An engine, working at the rate of 400 horse-power, is pulling a train, which with the engine weighs 150 tons, up an incline of 1 in 120 at a steady speed of 30 miles an hour. Find the average frictional resistance, expressed in lbs. per ton. The brake-van, weighing 20 tons, becomes detached. How far will it run before stopping? If the engine continues to work at the same horse-power, what will be the value of the speed when it again becomes steady?
The penetration of a 4-ounce bullet at velocity 500 feet per second in a fixed block of wood is 5 inches. If a similar bullet strikes a block of the same wood, 3 inches thick and weighing 1 lb., at the same velocity, shew that if the block is free to move it will be perforated, and find the velocity with which the bullet will issue. It is assumed that the force resisting penetration is constant. State any dynamical laws or principles on which your solution depends.
A particle executes simple harmonic motion in a straight line. Obtain a formula connecting the period, the amplitude, and the maximum velocity. Shew further that the motion is determinate if the velocities \(u, v, w\) at three points \(x=a,b,c\) of the path are known, the origin being anywhere on the path; and that the period \(T\) is given by the equation \[ \frac{4\pi^2}{T^2}(b-c)(c-a)(a-b) = \begin{vmatrix} u^2 & v^2 & w^2 \\ a & b & c \\ 1 & 1 & 1 \end{vmatrix}. \]
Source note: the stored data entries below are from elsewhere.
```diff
@@ -833,7 +923,13 @@
         if (TRK) track_key<EK>(kbO[p], HO[p], tlO[p], tv1, k);
       }
     }
-    {
+    PW_IF_LDSF {
+      up_prev = (uint32_t)P::shr1((int32_t)UO[RH - 1], (int32_t)up_prev);
+      const uint32_t first = ring_read(1, rm, k);
+#pragma unroll
+      for (int p = RH - 1; p > 0; p--) MW[p] = MW[p - 1];
+      MW[0] = first;
+    } else {
       const int mi = yfeed_m + it;
       const uint32_t fbm = Base::feed_byte(fm_lo, fm_hi, k);
       const uint32_t feed = (MAT ? (MSEL | (fbm + 4u * (FIXSEL ? sel4_fed(k) : 1u)))
@@ -912,8 +1008,12 @@
         stamp_group((uint32_t)(b >> 2) + 1u);
 #pragma unroll
         for (int k = 0; k < 8; k++) POS[k] += 0x00200020u;
-      }
-    }
+        PW_IF_LDSF { if ((b & 7) == 7) restage(b >> 3); }
+      }
+    } else PW_IF_LDSF {
+      if ((b & 7) == 7) restage(b >> 3);
+    }
+    PW_IF_LDSF { ro = (ro + 8u) & 511u; rm = (rm + 8u) & 511u; }
   }
 
   PW_FN static uint64_t dwords(uint32_t lo, uint32_t hi) { return ((uint64_t)hi << 32) | lo; }
@@ -1144,7 +1244,11 @@
       for (int g = 0; g < BK / 4; g++)
         mbase[g] = pk::opaque_s((uint8_t*)(a.masks + pd.mask_off) + (uint64_t)(4u * (uint32_t)g * mgroup));
     }
-    feed_issue<true>(0);
+#if !defined(__HIPCC__)
+    ldsf_rt = LOK && rf && P::nwaves() == 1 && pk::lds_feed_emu() == 1;
+#endif
+    PW_IF_LDSF { fe = e; ff = f; ring_begin(); }
+    else feed_issue<true>(0);
     if constexpr (SPLIT) {
       const int nb = nblocks_run();
       const int b0 = wd.steady_b0 < nb ? (wd.steady_b0 > 0 ? wd.steady_b0 : 0) : nb;
@@ -1176,10 +1280,13 @@
   PW_FN int nblocks_run() const { return SBASE ? (wd.nblocks < pd.nblocks ? wd.nblocks : pd.nblocks) : wd.nblocks; }
   template <int EK>
   PW_FN void blocks_step(int b) {
-    if constexpr (RAMPF && EK == 0)
-      feed_commit<true>(b, rf & (((uint32_t)(xfeed_o + 8 * b) >= flimx) | ((uint32_t)(yfeed_m + 8 * b) >= flimy)));
-    else feed_commit(b, EK != 0);
-    if (b + 1 < nblocks_run()) feed_issue(b + 1);
+    PW_IF_LDSF {
+    } else {
+      if constexpr (RAMPF && EK == 0)
+        feed_commit<true>(b, rf & (((uint32_t)(xfeed_o + 8 * b) >= flimx) | ((uint32_t)(yfeed_m + 8 * b) >= flimy)));
+      else feed_commit(b, EK != 0);
+      if (b + 1 < nblocks_run()) feed_issue(b + 1);
+    }
     block16<EK>(b);
   }
 
@@ -1267,7 +1374,12 @@
       }
     }
   }
+  uint32_t ring_h = 0;
+  uint32_t ro, rm;
+  uint32_t nx_o, nx_m;
+  int fe, ff;
 };
+#undef PW_IF_LDSF
 
 PW_FN int pw_first_op(uint32_t mask) {
   return (mask & 1u) ? 0 : (mask & 2u) ? 1 : (mask & 4u) ? 2 : 3;
diff --git a/biseqt_amd/csrc/pwlib_api.cpp b/biseqt_amd/csrc/pwlib_api.cpp
--- a/biseqt_amd/csrc/pwlib_api.cpp
+++ b/biseqt_amd/csrc/pwlib_api.cpp
@@ -196,6 +196,7 @@
   int packed_mat = 0;
   int ramp_free = 0;
   int stamp_group = 1;
+  int lds_feed = 0;
   DeviceArray<pw::WaveDesc> d_waves;
   int64_t cells = 0, alg_bytes = 0;
   bool on_device = false;
@@ -261,6 +262,7 @@
   k.no_scaled16 = on("PWLIB_NO_SCALED16");
   k.ramp_blocks = on("PWLIB_RAMP_BLOCKS");
   k.stamp_group1 = env_int("PWLIB_STAMP_GROUP", 0) == 1;
+  k.no_lds_feed = env_int("PWLIB_LDS_FEED", 1) == 0;
   const char* bk = getenv("PWLIB_PACKED_BK");
   if (bk && *bk) { k.packed_bk_forced = true; k.packed_bk = atoi(bk); k.packed_bk_seg = strchr(bk, 's') != nullptr; }
   return k;
@@ -396,6 +398,7 @@
     b->packed_rule = adm.x4 && (!b->packed_mat || adm.x4_matrix) ? 3 : adm.rule;
     b->ramp_free = pw::ramp_free(b->packed_rule, b->packed_mat != 0, b->go, b->ge, sc.smin, kn);
     b->stamp_group = pw::stamp_group(b->packed_rule, b->packed_mat != 0, p16.bk, p16.seg != 0, p16.nw, b->ramp_free != 0, kn);
+    b->lds_feed = pw::lds_feed(b->stamp_group, kn) ? 1 : 0;
   }
   pw::PairRules pr;
   pr.strips = strips_serve && !b->use_f64 && b->variant != pw::VAR_GENERIC && b->variant != pw::VAR_FAST16 &&
@@ -631,6 +634,7 @@
   if (b->packed_mat) pw::packed_matrix_rows(b->subst.data(), b->L, b->packed_rule == 3, a.mat_rows, &a.mat_bias);
   a.ramp_free = b->ramp_free;
   if (b->packed_nw > 1) HIP_TRY(pw::launch_fill16_mw(a, b->classes[0].bk, b->packed_rule, b->packed_mat, b->packed_nw, (int)b->waves.size(), st));
+  else if (b->lds_feed) HIP_TRY(pw::launch_fill16l(a, (int)b->waves.size(), st));
   else if (b->stamp_group == 4) HIP_TRY(pw::launch_fill16g(a, (int)b->waves.size(), st));
   else HIP_TRY(pw::launch_fill16(a, b->classes[0].bk, b->packed_seg, b->packed_rule, b->packed_mat, (int)b->waves.size(), st));
   return 0;
@@ -682,7 +686,7 @@
     for (const auto& c : b.classes) (c.nw > 1 || (b.variant == pw::VAR_FAST16 && b.packed_nw > 1) ? wg : one) += (int64_t)c.order.size();
     info[0] = b.use_f64 ? 1 : 0; info[1] = b.scale_shift; info[2] = (int32_t)one; info[3] = (int32_t)wg;
     info[4] = (int32_t)b.tiled.size(); info[5] = (int32_t)b.strips.size();
-    info[6] = b.variant == pw::VAR_FAST16 ? b.packed_rule : -1; info[7] = (b.packed_mat ? 1 : 0) | (b.ramp_free ? 2 : 0) | (b.stamp_group == 4 ? 4 : 0);
+    info[6] = b.variant == pw::VAR_FAST16 ? b.packed_rule : -1; info[7] = (b.packed_mat ? 1 : 0) | (b.ramp_free ? 2 : 0) | (b.stamp_group == 4 ? 4 : 0) | (b.lds_feed ? 8 : 0);
   }
   return 0;
 }
```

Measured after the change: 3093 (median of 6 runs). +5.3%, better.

Differentiate with respect to \(x\)
Find the conditions that \(f(x)\) should have a minimum value when \(x=a\). An open rectangular tank whose depth is \(y\) and base a square side \(x\) [inside measurements, in feet] is to have an inside capacity \(a^3\) cubic feet. It is made of two pieces of metal, riveted at the four sides of the base and along one of the vertical sides. If the cost of riveting is \pounds \(b\) per foot length of riveted seam measured inside, prove that for the cost of riveting to be a minimum the depth of the tank should be four times its width.
Prove that the length of the subnormal of the curve \[ y=f(x) \text{ is } y\frac{dy}{dx}. \] In the catenary \[ y=c\cosh\frac{x}{c}; \] prove that the subtangent is \(c\coth\frac{x}{c}\), the subnormal is \(\frac{1}{2}c\sinh\frac{2x}{c}\), and the normal is \(\frac{y^2}{c}\).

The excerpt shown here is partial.